This problem is that the view of the other is the view of the other which we have no way of ascertaining whether it is what it is presented as. Therefore Garcin turns to Inez with his question as he does not believe Estelle is telling him the truth, but only making him happy. We may attempt to manipulate the view the other person develops regarding us, but even then we can never truly know how true the view regarding us is because it is presented by the other who is just another autonomous being. Being unable to ascertain the view of the other, despite that we can only know ourselves through their views, even though they try to objectify the autonomous being we are, is the human condition which is portrayed in Sartre’s play, No Exit, that makes hell other people.

Hell is other people and love is a mechanism by which people overcome the anxiety of recognizing that we can’t control the freedom of another person. Because I’ll never know what others really think of me, I enter the project of becoming the most important object for the other, hoping that the other is so besotted by me that I know with certainty what their opinion about me is. I thereby obscure the fact that in reality I have no control over the freedom of the other, whose views about me generates the self in me. Love is wanting to be loved by the other, because it feels like one has achieved the impossible of controlling the freedom of another autonomous being. This enables me to think I have control over knowing myself as I have the ability to manoeuvre the freedom of the other regarding their views on me. Sartre wrote “these projects put me in direct connection with the other’s freedom. It is in this sense that love is a conflict… the other’s freedom is the foundation of my being… precisely because I exist by means of the other’s freedom,” (Being and Nothingness, 1972, p366). The impossibility of love is that it objectifies a being-for-itself as rhetoric around love shows lyrics such as you are the sunshine of my life, although a being-for-itself is not an object. It is impossible for me to freely give up my freedom for another autonomous being to think of me as I would like to be thought of because it is their freedom to think of me as they freely wish to, that gives me access to myself. Therefore even in love we remain in a mode of perpetual conflict as we are beings-for-others, but due to our desire to find out who we are which is problematic because the view of the other is beyond our control, hell is other people.

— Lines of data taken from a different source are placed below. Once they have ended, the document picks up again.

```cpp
int vse_init(int device_id, vse_ctx** out) {
    if (!out) return VSE_E_INVAL;
    int count = 0;
    HIP_TRY(hipGetDeviceCount(&count));
    if (device_id < 0 || device_id >= count) {
        set_err("device %d not present (%d visible)", device_id, count);
        return VSE_E_INVAL;
// ... 109 lines not shown
                set_err("op %d: chain descriptor out of the weight blob", i);
                delete p;
                return VSE_E_INVAL;
            }
            if (hdr[0] != 0x43484e31 || hdr[1] != o.p[3] || hdr[2] != o.p[4] || hdr[5] != o.p[2] || hdr[3] < 0 || hdr[4] < 0 ||
                (size_t)o.w_off + (size_t)hdr[4] + (size_t)hdr[3] > wbytes) {
                set_err("op %d: chain descriptor does not match its record (magic %#x, stages %d / %d, buffers %d / %d, LDS %d / %d)", i, hdr[0],
                        hdr[1], o.p[3], hdr[2], o.p[4], hdr[5], o.p[2]);
                delete p;
                return VSE_E_INVAL;
            }
        }
    }
    p->pooled.assign(n_ops, ConvKernel{CK_NONE, VSE_OK, {0, 0, 0}});
    for (int i = 0; i + 1 < n_ops && !p->n_levels; ++i) p->pooled[i] = conv_pool_select(ops, n_ops, i);
    *out = p;
    return VSE_OK;
}

void vse_plan_destroy(vse_plan* p) { delete p; }

static inline TView resolve(const vse_view& v, char* ws, char* wts, void* const* ext) {
    TView t;
    t.ptr = nullptr;
    t.n = v.n; t.h = v.h; t.w = v.w; t.c = v.c; t.ld = v.ld; t.esize = v.esize;
    if (v.n == 0) return t;
    char* base = v.arena == 0 ? ws : (v.arena == 1 ? wts : reinterpret_cast<char*>(ext[v.arena - 2]));
    t.ptr = base + v.off;
    return t;
}

static int run_op(vse_plan* p, int i, char* ws, void* const* ext, const int32_t* wtab, hipStream_t st, const SrcGeom& src) {
    const vse_op& o = p->ops[i];
    const int* wl_in = (wtab && o.p[P_WLIN]) ? wtab + (size_t)(o.p[P_WLIN] - 1) * p->batch : nullptr;
    const int* wl_out = (wtab && o.p[P_WLOUT]) ? wtab + (size_t)(o.p[P_WLOUT] - 1) * p->batch : nullptr;
    char* wts = reinterpret_cast<char*>(p->ctx->weights[p->weights_id]);
    const TView in0 = resolve(o.in0, ws, wts, ext), in1 = resolve(o.in1, ws, wts, ext),
                in2 = resolve(o.in2, ws, wts, ext), out = resolve(o.out, ws, wts, ext),
                out2 = resolve(o.out2, ws, wts, ext);
    int rc;
    if (i > 0 && p->pooled[i - 1].family == CK_C3POOL) return VSE_OK;
    if (p->pooled[i].family == CK_C3POOL) {
        const TView pool_out = resolve(p->ops[i + 1].out, ws, wts, ext);
        rc = launch_conv_pool(o, p->pooled[i], in0, pool_out, wts, reinterpret_cast<const half_t*>(p->ctx->zero_page), st);
    } else if (o.kind == OP_CONV) {
        const uint8_t* u8src = (o.flags & F_U8SRC) ? reinterpret_cast<const uint8_t*>(ext[0]) : nullptr;
        rc = launch_conv(o, in0, in1, in2, out, out2, wts, reinterpret_cast<const half_t*>(p->ctx->zero_page), wl_out, u8src, src, st);
    } else if (o.kind == OP_CHAIN) {
        rc = launch_chain(o, in0, out, out2, in2, wts, st);
    } else {
        rc = launch_simple_op(o, in0, in1, in2, out, out2, wts, wl_in, wl_out, st);
    }
    if (rc != VSE_OK) set_err("op %d (kind %d) failed to launch: rc=%d (%s)", i, o.kind, rc, hipGetErrorString(hipGetLastError()));
    return rc;
}

static int check_run(vse_plan* p, void* ws, void* const* ext, int n_ext, const int32_t* d_widths, const char* who) {
// ... 288 lines not shown
    if (rc0 != VSE_OK) return rc0;
    hipStream_t st = reinterpret_cast<hipStream_t>(stream);
    const int n = (int)p->ops.size();
    std::vector<hipEvent_t> ev(n + 1);
    for (auto& e : ev) HIP_TRY(hipEventCreate(&e));
    HIP_TRY(hipEventRecord(ev[0], st));
    for (int i = 0; i < n; ++i) {
        int rc = run_op(p, i, reinterpret_cast<char*>(ws), ext, d_widths, st, SrcGeom{p->src_h, p->src_w, p->src_pitch, p->src_fstride});
        if (rc != VSE_OK) return rc;
        HIP_TRY(hipEventRecord(ev[i + 1], st));
    }
    HIP_TRY(hipStreamSynchronize(st));
    for (int i = 0; i < n; ++i) HIP_TRY(hipEventElapsedTime(&ms[i], ev[i], ev[i + 1]));
    for (int i = 1; i < n; ++i)
        if (p->pooled[i - 1].family == CK_C3POOL) ms[i] = 0.f;
    for (auto& e : ev) (void)hipEventDestroy(e);
    return VSE_OK;
}

}
```

video-subtitle-extractor_amd/engine.py:

```python
import ctypes as C
import os

import numpy as np

from . import compiler, ir

_HERE = os.path.dirname(os.path.abspath(__file__))
LIB_PATH = os.environ.get("VSE_LIB_PATH") or os.path.join(_HERE, "libvse_hip.so")

EXPORTS = [
    "vse_init", "vse_destroy", "vse_last_error", "vse_sizeof_op", "vse_sizeof_view", "vse_abi_version",
    "vse_weights_upload", "vse_weights_free", "vse_plan_create", "vse_plan_destroy", "vse_plan_run", "vse_plan_run_ragged",
    "vse_plan_width_levels", "vse_plan_profile", "vse_op_kernel_name", "vse_det_preprocess", "vse_db_workspace_bytes",
    "vse_db_postprocess", "vse_rec_preprocess", "vse_rec_preprocess_scratch_bytes", "vse_ctc_collapse", "vse_ctc_collapse_ragged",
    "vse_det_forward", "vse_rec_forward", "vse_plan_set_source", "vse_plan_takes_frames",
    "vse_rec_graph_create", "vse_graph_launch", "vse_graph_destroy", "vse_frame_change_state_bytes", "vse_frame_change",
    "vse_audio_match_workspace_bytes", "vse_audio_match", "vse_scene_change_state_bytes", "vse_scene_change_workspace_bytes",
    "vse_scene_change",
]


class VseError(RuntimeError):
    pass


class DbParams(C.Structure):
    _fields_ = [("box_thresh", C.c_double), ("unclip_ratio", C.c_double), ("thresh", C.c_float),
                ("max_candidates", C.c_int), ("min_size", C.c_int)]


class Box(C.Structure):
    _fields_ = [("pts", C.c_float * 2 * 4), ("score", C.c_float), ("frame", C.c_int)]

# ... 45 lines not shown
    lib.vse_rec_graph_create.argtypes = [C.c_void_p, C.c_void_p, C.c_void_p, C.c_void_p, C.c_void_p, C.c_int, C.c_void_p, C.c_int, C.c_int,
                                         C.c_void_p, C.c_void_p, C.c_void_p, C.c_void_p, C.POINTER(C.c_void_p)]
    lib.vse_graph_launch.argtypes = [C.c_void_p, C.c_void_p]
    lib.vse_graph_destroy.argtypes = [C.c_void_p]
    lib.vse_graph_destroy.restype = None
    lib.vse_plan_set_source.argtypes = [C.c_void_p, C.c_int, C.c_int, C.c_int64, C.c_int64]
    lib.vse_plan_takes_frames.argtypes = [C.c_void_p]
    lib.vse_det_forward.argtypes = [C.c_void_p, C.c_void_p, C.c_void_p, C.c_void_p, C.c_int, C.c_int, C.c_int, C.c_int64, C.c_int64,
                                    C.c_int, C.c_int, C.c_int, C.c_void_p, C.c_void_p, C.c_void_p]
    lib.vse_rec_forward.argtypes = [C.c_void_p, C.c_void_p, C.c_void_p, C.c_void_p, C.c_void_p, C.c_int, C.c_void_p, C.c_int, C.c_int,
                                    C.c_void_p, C.c_void_p, C.c_void_p, C.c_void_p]
    lib.vse_plan_profile.argtypes = [C.c_void_p, C.c_void_p, C.POINTER(C.c_void_p), C.c_int, C.c_void_p, C.c_void_p,
                                     C.POINTER(C.c_float)]
    lib.vse_op_kernel_name.argtypes = [C.c_void_p]
    lib.vse_op_kernel_name.restype = C.c_char_p
    lib.vse_det_preprocess.argtypes = [C.c_void_p, C.c_void_p, C.c_int, C.c_int, C.c_int, C.c_int64, C.c_int64,
                                       C.c_void_p, C.c_int, C.c_int, C.POINTER(C.c_float), C.POINTER(C.c_float),
                                       C.c_void_p]
    lib.vse_db_postprocess.argtypes = [C.c_void_p, C.c_void_p, C.c_int, C.c_int, C.c_int, C.c_int, C.c_int,
                                       C.POINTER(DbParams), C.c_void_p, C.c_size_t, C.POINTER(Box), C.c_int,
                                       C.POINTER(C.c_int), C.c_void_p]
    lib.vse_rec_preprocess.argtypes = [C.c_void_p, C.c_void_p, C.c_int, C.c_int, C.c_int, C.c_int64, C.c_int64,
                                       C.POINTER(Crop), C.c_int, C.c_void_p, C.c_int, C.c_int, C.c_void_p,
                                       C.c_size_t, C.c_void_p]
    lib.vse_ctc_collapse.argtypes = [C.c_void_p, C.c_void_p, C.c_int, C.c_int, C.c_void_p, C.c_void_p, C.c_void_p,
                                     C.c_void_p]
    lib.vse_ctc_collapse_ragged.argtypes = [C.c_void_p, C.c_void_p, C.c_int, C.c_int, C.c_void_p, C.c_void_p, C.c_void_p,
                                            C.c_void_p, C.c_void_p]
    lib.vse_frame_change_state_bytes.restype = C.c_size_t
    lib.vse_frame_change_state_bytes.argtypes = [C.c_int, C.c_int]
# ... 4 lines not shown
    lib.vse_audio_match.argtypes = [C.c_void_p, C.c_void_p, C.c_int64, C.c_void_p, C.c_int64, C.c_void_p, C.c_int, C.c_void_p,
                                    C.c_size_t, C.c_void_p, C.c_void_p]
    lib.vse_scene_change_state_bytes.restype = C.c_size_t
    lib.vse_scene_change_state_bytes.argtypes = [C.c_int, C.c_int, C.c_int]
    lib.vse_scene_change_workspace_bytes.restype = C.c_size_t
    lib.vse_scene_change_workspace_bytes.argtypes = [C.c_int, C.c_int, C.c_int, C.c_int]
    lib.vse_scene_change.argtypes = [C.c_void_p, C.c_void_p, C.c_int, C.c_int, C.c_int, C.c_int64, C.c_int64, C.c_int, C.c_int, C.c_int,
                                     C.c_void_p, C.c_int, C.c_void_p, C.c_size_t, C.c_void_p, C.c_void_p]
    if lib.vse_sizeof_op() != ir.OP_DT.itemsize or lib.vse_sizeof_view() != ir.VIEW_DT.itemsize:
        raise VseError(f"ABI mismatch: vse_op {lib.vse_sizeof_op()} vs {ir.OP_DT.itemsize}, "
                       f"vse_view {lib.vse_sizeof_view()} vs {ir.VIEW_DT.itemsize}")
    _lib = lib
    return lib


def op_kernel_names(ops):
    lib = load_library()
    ops = np.ascontiguousarray(ops)
    base = ops.ctypes.data
    return [lib.vse_op_kernel_name(C.c_void_p(base + i * ops.itemsize)).decode() for i in range(len(ops))]


def profiled_kernel_names(ops, ms):
    names = op_kernel_names(ops)
    for i in range(1, len(names)):
        if (int(ops[i]["kind"]) == ir.OP_POOL and int(ops[i - 1]["kind"]) == ir.OP_CONV and float(ms[i]) == 0.0
                and names[i - 1].startswith("conv_patch_kernel<")):
            names[i - 1] = "conv_c3pool_kernel<%s>" % names[i - 1].split(",")[1].strip()
    return names


def _check(rc, what):
    if rc < 0:
        raise VseError(f"{what} failed (rc={rc}): {load_library().vse_last_error().decode(errors='replace')}")
    return rc


def _torch():
    import torch
    if not torch.cuda.is_available():
        raise VseError("no HIP device visible: the OCR hot path runs only on MI355X (gfx950); no CPU fallback")
    return torch


# ... 389 lines not shown
    def profile_frames(self, frames_u8, dst_h, dst_w, slot=0):
        if not self.fuse_preprocess:
            return self.profile(self.ctx.det_preprocess(frames_u8, dst_h, dst_w, raw=self.input_norm is not None), slot)
        t = self.ctx.torch
        n, h, w, _ = frames_u8.shape
        self.program(n, dst_h, dst_w)
        prog, handle = self._ensure((n, dst_h, dst_w))
        _check(self.ctx.lib.vse_plan_set_source(handle, h, w, frames_u8.stride(1), frames_u8.stride(0)), "vse_plan_set_source")
        outs = [t.empty((o["n"], o["h"], o["w"], o["ld"]), dtype=t.float32, device=self.ctx.tdev) for o in prog.outputs]
        ptrs = (C.c_void_p * (1 + len(outs)))(frames_u8.data_ptr(), *[o.data_ptr() for o in outs])
        ms = (C.c_float * len(prog.ops))()
        ws = self._workspace((n, dst_h, dst_w), prog, slot)
        self.last_outs = outs
        _check(self.ctx.lib.vse_plan_profile(handle, C.c_void_p(ws.data_ptr()), ptrs, len(ptrs), None, self.ctx.stream(), ms),
               "vse_plan_profile")
        names = profiled_kernel_names(prog.ops, ms)
        return np.array(ms[:], dtype=np.float32), prog, names

    def rec_forward(self, x, widths=None, slot=0):
        t = self.ctx.torch
        assert x.dtype == t.float16 and x.is_contiguous() and x.shape[3] == 8
        n, h, w, _ = x.shape
        self.program(n, h, w)
        prog, handle = self._ensure((n, h, w))
        assert len(prog.outputs) == 1 and prog.outputs[0]["kind"] == "idx_maxp"
        tt = prog.outputs[0]["w"]
        wt = self._width_table(prog, widths, n, w)
        idx_maxp = t.empty((n, 1, tt, 2), dtype=t.float32, device=self.ctx.tdev)
        oi = t.zeros((n, tt), dtype=t.int32, device=self.ctx.tdev)
        ol = t.empty((n,), dtype=t.int32, device=self.ctx.tdev)
        oc = t.empty((n,), dtype=t.float32, device=self.ctx.tdev)
# ... 41 lines not shown
        return bufs["oi"].clone(), bufs["ol"].clone(), bufs["oc"].clone()

    def profile(self, x, slot=0, widths=None):
        n, h, w, _ = x.shape
        self.program(n, h, w)
        prog, handle = self._ensure((n, h, w))
        outs, ptrs = self._ext(prog, x)
        ms = (C.c_float * len(prog.ops))()
        ws = self._workspace((n, h, w), prog, slot)
        wt = self._width_table(prog, widths, n, w)
        self.last_tlen = wt[prog.out_level] if wt is not None else None
        self.last_outs = outs
        _check(self.ctx.lib.vse_plan_profile(handle, C.c_void_p(ws.data_ptr()), ptrs, len(ptrs),
                                             C.c_void_p(wt.data_ptr()) if wt is not None else None, self.ctx.stream(), ms),
               "vse_plan_profile")
        variants = profiled_kernel_names(prog.ops, ms)
        return np.array(ms[:], dtype=np.float32), prog, variants
```

Measured before the change: 2097.

## Fuse channel-concat resizes into 3x3 conv via multi-part gather input table

Adds a gather variant of the c3 3x3 conv kernel that reads its input channels from up to four source tensors (with per-part upsample shift), driven by a small device-side part table. The plan detects convs whose input is a concat written by resize ops and absorbs those resizes, skipping their launches and the intermediate concat write and read. When a source would be overwritten before the conv, the resize is kept as a plain copy. The cost is extra per-chunk part switching and address recomputation inside the conv, plus extra plan analysis logic.

```diff
diff --git a/include/vse_hip.h b/include/vse_hip.h
--- a/include/vse_hip.h
+++ b/include/vse_hip.h
@@ -75,6 +75,10 @@
 
 const char* vse_op_kernel_name(const vse_op* op);
 
+const char* vse_plan_kernel_name(vse_plan* plan, int i);
+int vse_plan_set_concat_gather(vse_plan* plan, int mode);
+int vse_concat_gather_parts(const vse_op* ops, int n_ops, int i, int32_t* info);
+
 int vse_det_preprocess(vse_ctx* ctx, const void* d_bgr, int n, int src_h, int src_w, int64_t pitch,
                        int64_t frame_stride, void* d_out_f16, int dst_h, int dst_w, const float* mean3,
                        const float* std3, void* stream);
diff --git a/video-subtitle-extractor_amd/csrc/conv_c3.hip b/video-subtitle-extractor_amd/csrc/conv_c3.hip
--- a/video-subtitle-extractor_amd/csrc/conv_c3.hip
+++ b/video-subtitle-extractor_amd/csrc/conv_c3.hip
@@ -9,7 +9,7 @@
 
 #define C3RING 4
 
-template <int RW, int CW, int BN>
+template <int RW, int CW, int BN, bool GATHER = false>
 __device__ __forceinline__ void conv_c3_body(const ConvParams& p) {
     constexpr int TN = BN / 32;
     constexpr int TH = 2 * RW, TW = 32 * CW;
@@ -52,18 +52,47 @@
     const int nchunks = (p.flags & F_HILO) ? 2 * nch1 : nch1;
 
     int poff[PNPL];
-#pragma unroll
-    for (int j = 0; j < PNPL; ++j) {
-        const int q = 32 * (wave + 8 * j) + (lane >> 1);
-        const int kh_ = (lane & 1) ^ ((q >> 3) & 1);
-        const int py = q / PW, px = q - py * PW;
-        const int iy = oy0 - 1 + py;
-        int g, ix;
-        const bool ok = conv_pack_src(p, pk, px, g, ix) && (py < PH) && (iy >= 0) && (iy < p.H);
-        const long o = (((long)g * p.Hs + (iy >> p.inshift)) * p.Ws + (ix >> p.inshift)) * (long)p.in_ld + kh_ * 8;
-        poff[j] = ok ? (int)o : -1;
-    }
-    const half_t* const in_img = p.in + pk.img0 * (long)p.Hs * p.Ws * p.in_ld;
+    const half_t* in_img;
+    int part_i = 0, part_next = 0x7fffffff;
+    auto load_part = [&](int pi) __attribute__((always_inline)) {
+        typedef const __attribute__((address_space(4))) ConvPart* cpart_t;
+        const cpart_t tab = reinterpret_cast<cpart_t>(reinterpret_cast<uintptr_t>(p.in2));
+        pi = __builtin_amdgcn_readfirstlane(pi);
+        ConvPart e;
+        e.off = tab[pi].off; e.ld = tab[pi].ld; e.shift = tab[pi].shift; e.c0 = tab[pi].c0; e.h = tab[pi].h; e.w = tab[pi].w;
+        part_i = pi;
+        part_next = pi + 1 < p.in2_ld ? tab[pi + 1].c0 >> 4 : 0x7fffffff;
+        in_img = p.in + e.off + pk.img0 * (long)e.h * e.w * e.ld - e.c0;
+        int ln = lane;
+        asm volatile("" : "+v"(ln));
+#pragma unroll
+        for (int j = 0; j < PNPL; ++j) {
+            const int q = 32 * (wave + 8 * j) + (ln >> 1);
+            const int kh_ = (ln & 1) ^ ((q >> 3) & 1);
+            const int py = q / PW, px = q - py * PW;
+            const int iy = oy0 - 1 + py;
+            int g, ix;
+            const bool ok = conv_pack_src(p, pk, px, g, ix) && (py < PH) && (iy >= 0) && (iy < p.H);
+            const long o = (((long)g * e.h + (iy >> e.shift)) * e.w + (ix >> e.shift)) * (long)e.ld + kh_ * 8;
+            poff[j] = ok ? (int)o : -1;
+        }
+    };
+    if constexpr (GATHER) {
+        load_part(0);
+    } else {
+#pragma unroll
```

Sadism is the opposite idea to that of love in the notion that hell is other people, as in sadism a being-for-itself tries to make another being-for-itself an object so the sadist can gain control over the other’s freedom for the purpose of knowing with certainty what the view of the other is regarding the sadist. The problem with sadism is that it wants a being-for-itself to be a pure object such as a being-in-itself, however it simultaneously wants this being-in-itself to admit that it is a pure object, in order to validate the sadist, so the sadist knows what the self within it is. In support Sartre wrote, “the [being-for-itself] becomes an instrument in his [sadist’s] hands,” and he also wrote “what the sadist tenaciously seeks…is the other’s freedom,” and also “the sadist will want manifest proofs of this enslavement of the other’s freedom,” (Being and Nothingness, 1972, p402-403). This is impossible because the idea is contradictory, because objects do not speak to admit anything, therefore the sadist can never know what their self is, and they can never find fulfilment and therefore hell is other people.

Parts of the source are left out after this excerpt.